Five franchises participated in both editions in 2007 and 2010, and all matches were played in Karachi's Peoples Football Stadium. The SFL ran separate to the Pakistan Premier League.

==History==
Geo TV Network and the Pakistan Football Federation came together in 2006 and began work on establishing Pakistan's first national inter-city football league to be televised on GEO Super. Geo Super reportedly signed a contract with the PFF for a period of seven years. It ran based on franchise model over a span of two months, and was one of the few televised domestic championship held in the country since its inception.

It was regarded as a parallel new professional top flight league, and for the first time the teams would be city-based and non departmental, in contrast to the Pakistan Premier League, representing Pakistan's five major cities. Players were selected after trials. The league attracted record crowds at the Peoples Football Stadium in Karachi.

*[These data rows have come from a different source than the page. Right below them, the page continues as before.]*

inline const OptionInfo* option_table() {
  static const OptionInfo t[OPT_COUNT] = {
      {"pw_glds", 1, false, "fp32 1x1 convs / grouped GEMMs on the LDS-DMA kernels of conv_pw.hip (0: conv_igemm)"},
      {"pw256_mink", 1024, false, "fewest input channels for the 256 x 128 three-stage kernel"},
      {"pw256_mintiles", 256, false, "fewest 256 x 128 tiles for that kernel"},
      {"pw256_phase", 1, false, "the two waves of a SIMD request their LDS-DMA pieces half an iteration apart"},
      {"pw256_skip_pad", 1, false, "256 x 128 kernel, grouped GEMMs: waves whose rows are all group padding issue no MFMAs (0: compute the zero rows)"},
      {"pw256w_mink", 768, false, "fewest input channels for the 256 x 256 two-stage kernel (0: off)"},
      {"pw256w_mintiles", 1536, false, "fewest 256 x 256 tiles for that kernel"},
      {"pw256p_mink", 512, false, "fewest input channels for the persistent 256 x 128 kernel (conv_pw256p.hip; 0: off)"},
      {"pw256p_mintiles", 512, false, "fewest 256 x 128 tiles for that kernel"},
      {"pw256p_flush", 512, false, "most input channels of a Winograd position GEMM (two-level accumulation) that runs on the persistent kernel (0: none)"},
      {"pw256p_order", 1, false, "persistent 256 x 128 kernel: 1 = the workgroups of an XCD walk its run of tiles side by side (neighbours share operand panels in L2), 0 = one contiguous run per workgroup"},
      {"pw256p_streamk", 1, false, "persistent 256 x 128 kernel: the tail tiles' k-tiles as one stream in equal runs per workgroup (0: every tail tile cut into the same number of parts)"},
      {"pw256wp_mink", 512, false, "fewest input channels for the persistent 256 x 256 kernel (conv_pw256wp.hip; 0: off)"},
      {"pw256wp_mintiles", 768, false, "fewest 256 x 256 tiles for that kernel"},
      {"pw256wp_npre", 0, false, "persistent 256 x 256 kernel: accumulator blocks per in-place epilogue group (2 or 4; 0 = two with a residual, four without)"},
      {"pw256wp_stagger", 0, false, "persistent 256 x 256 kernel: spread of the workgroups' start times in sleeps of ~3.4 us (their tile boundaries -- 512 KiB of epilogue traffic per CU -- then fall at different times)"},
      {"pw_ares", 1, false, "K = 128 / 256 pointwise layers on the persistent A-resident kernel (conv_pw_ares.hip)"},
      {"pw_skinny", 1, false, "grouped pointwise launches with at most 64 data rows per group (the PSP pyramid's per-scale convs and Q tables at batch 1) on the skinny weight-streaming kernel (gemm_skinny.hip: 6 KiB of LDS, fits next to any other kernel; 0: the MFMA kernels on 128-row padded tiles)"},
      {"pw_ares_minunits", 512, false, "fewest (m-tile, n-tile) units for that kernel"},
      {"patch_mintiles", 1024, false, "3x3 convs of 16 / 32 input channels on the persistent LDS-patch kernel (conv_patch.hip) from this many 8 x 16 output tiles (0: off)"},
      {"stem_nchw", 1, false, "prediction forward: the first stem conv reads the NCHW input itself (conv_patch.hip, NCHW variant) instead of a layout pass + NHWC conv (fp32 mode, when the patch kernel takes the layer)"},
      {"bn64_maxk", 256, true, "128 x 64 tiles for layers with at most this many input channels"},
      {"pw_bn64_maxk", 128, true, "pointwise layers / Winograd position GEMMs: weights PACKED 64 wide up to this many input channels (wider layers: 128-wide packing, 64-wide tiles chosen per shape)"},
      {"pw64_maxtiles", 512, false, "a 128-wide-packed pointwise layer with at most bn64_maxk input channels runs 128 x 64 tiles while its 128 x 128 tiling has fewer tiles than this (two per CU)"},
      {"fp32_bk", 0, true, "16: force 16-channel k-tiles in conv_igemm (experiment)"},
      {"nchunk", 8, false, "n-tiles per chunk of the tile order (0: n fastest over all n-tiles)"},
      {"res_prefetch", 1, false, "request the first residual rows before the last k-tile's MFMAs"},
      {"split_model", 1, false, "tail split-K plan counts CUs (1) or resident slots (0)"},
      {"rs_conv", 1, true, "emulated modes: non-pointwise convs on conv_rs.hip (0: fp32 MFMA kernel)"},
      {"rs_bn64_maxk", 128, true, "emulated modes: 128 x 64 tiles up to this many input channels"},
      {"rs256_mink", 512, false, "emulated modes: fewest input channels for the 256 x 256 kernel"},
      {"rs256_mintiles", 256, false, "emulated modes: fewest 256 x 256 tiles for it"},
      {"rs64_maxk", 512, false, "emulated modes: 64 x 64 tiles up to this many input channels"},
      {"rs64_maxtiles", 128, false, "emulated modes: ... and below this many 128-row tiles"},
      {"wino_m", 0, true, "4 / 5 / 6: force one Winograd form on every eligible layer (0: policy)"},
      {"wino_head_m", 0, true, "4 / 5 / 6: Winograd form of the PSP bottleneck (0: policy)"},
      {"wino6_maxdil", 4, true, "largest dilation that gets an F(6x6) form"},
      {"wino5_mindil", 4, true, "smallest dilation that also gets an F(5x5) form (0: none)"},
      {"wino_flush_ch", 64, true, "channels per partial sum of the position GEMMs' two-level accumulation (0: off)"},
      {"wino_min_cin", 0, true, "fewest input channels of a Winograd layer (0: the planner's policy)"},
      {"wino_narrow_minpix", 20000, false, "layers under 128 channels take their Winograd form from this many input pixels on (round 6: 100 000 -> 20 000 -- with the small-problem transforms one 720 x 720 map's layer1 conv2, 32 400 pixels, gains 5 us per layer as F(6x6); profiles/r9e)"},
      {"wino_small_maxwg", 1024, false, "Winograd transforms: launches with fewer workgroups than this of the one-thread-per-tile kernels take the small-problem variants (a workgroup per tile and 64-channel slice, a thread per line, through LDS; bit-identical; 0: never)"},
      {"defer_splitk", 1, false, "a Bottleneck conv1 whose every tile is split along k leaves its partial tiles unsummed and conv2's (small-problem) Winograd input transform sums them: one launch fewer per block at batch 1, bit-identical (0: every conv runs its own reduce); read when a (B, H, W) plan is built"},
      {"ppm_overlap", -1, false, "pyramid branch of the PSP head on a side stream: 0 / 1, -1 = by size"},
      {"ppm_grouped", -1, false, "per-scale PSP GEMMs as one grouped launch: 0 / 1, -1 = by size"},
      {"ppm_term_rows", 1, false, "folded pyramid term: one wave per output row, no barrier in the row loop (0: the workgroup-wide two-phase kernel)"},
      {"ppm_group_rows", 0, false, "pyramid pooling, row pass: rows added up per workgroup (1..5; 0 = by size: as many as still leave ~768 workgroups)"},
      {"rcnn_wino_m", 0, true, "detector front end: 4 / 5 / 6 pins one Winograd form (0: per shape)"},
      {"rcnn_stem_s2d", 1, true, "detector stem 7x7 stride 2 as a space-to-depth 4x4 conv"},
      {"rcnn_rpn_fused", 1, false, "detector: the RPN head on all five pyramid levels as one chain (five input transforms, ONE grouped Winograd GEMM, five output transforms, one objectness and one anchor-delta GEMM over all levels' rows: 12 launches instead of 25); read when a (B, H, W) plan is built"},
      {"rcnn_fpn_overlap", 0, false, "detector: the FPN output convs of p5, p4, p3 on a side stream next to the lateral / top-down chain that ends in p2's (round 5 experiment, bit-identical; measured SLOWER at batch 1, 5.70 against 5.61 ms per frame, profiles/r8: off); read when a (B, H, W) plan is built"},
      {"rcnn_rank_sort", 1, false, "detector: the RPN candidates of an image are ordered by counting the larger keys (n / 64 workgroups) instead of one workgroup's bitonic sort (round 5; same order: the keys are distinct)"},
      {"rcnn_topk_slice", 20480, false, "detector: objectness logits per workgroup of the per-level top-k (a level is cut into up to 8 ranges whose k largest are merged by counting; 0: one workgroup per level, round 4)"},
      {"rcnn_nms_levels", 1, false, "detector: the proposal NMS level by level (five 16 x 16-word suppression blocks and five scans per image side by side, post-NMS top-k by counting) instead of one score-sorted list per image (round 5; same proposals)"},
      {"fmm_local32", 1, false, "goal solver: single-precision local solve inside a tile"},
      {"fmm_max_passes", 24, false, "goal solver: hard ceiling of the second-order ordering passes; they stop as soon as a pass changes nothing (6-10 passes on the agent's 960 x 960 map; peanut_goal_converged reports whether they reached their fixed point)"},
      {"fmm_blocked", 1, false, "goal solver: a wave relaxes its 8 x 8 block of the tile to convergence between workgroup barriers (round 5; 0: one Jacobi sweep of the whole tile per barrier pair)"},
      {"fmm_inner", 48, false, "goal solver: iterations a wave spends on its block before it publishes it (blocked rounds)"},
      {"debug_poison_alloc", 0, false, "test switch: every device allocation the library makes for itself (workspace arenas, conv / Winograd / split-K scratch, the detector's and the goal solver's buffers, the map projection's arrays, uploaded weights before their copy) is filled with 0xFF bytes straight after hipMalloc -- fp32 / fp64 read NaN, int reads -1, 64-bit keys all ones -- so a kernel that reads a slot nothing wrote shows up as a changed result (tests/test_workspace_gpu.py); 0: allocations stay as the allocator returns them, no extra call"},
  };
  return t;
}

Due to a lack of long term support from Pakistan Football Federation, the second edition of the Super Football League was held in summer 2010 after a gap three years, when KESC stepped in to support the venture with another SFL season and merited a second attempt in 2010. KESC also ran the Karachi Energy team, which was renamed from Karachi Bazigar.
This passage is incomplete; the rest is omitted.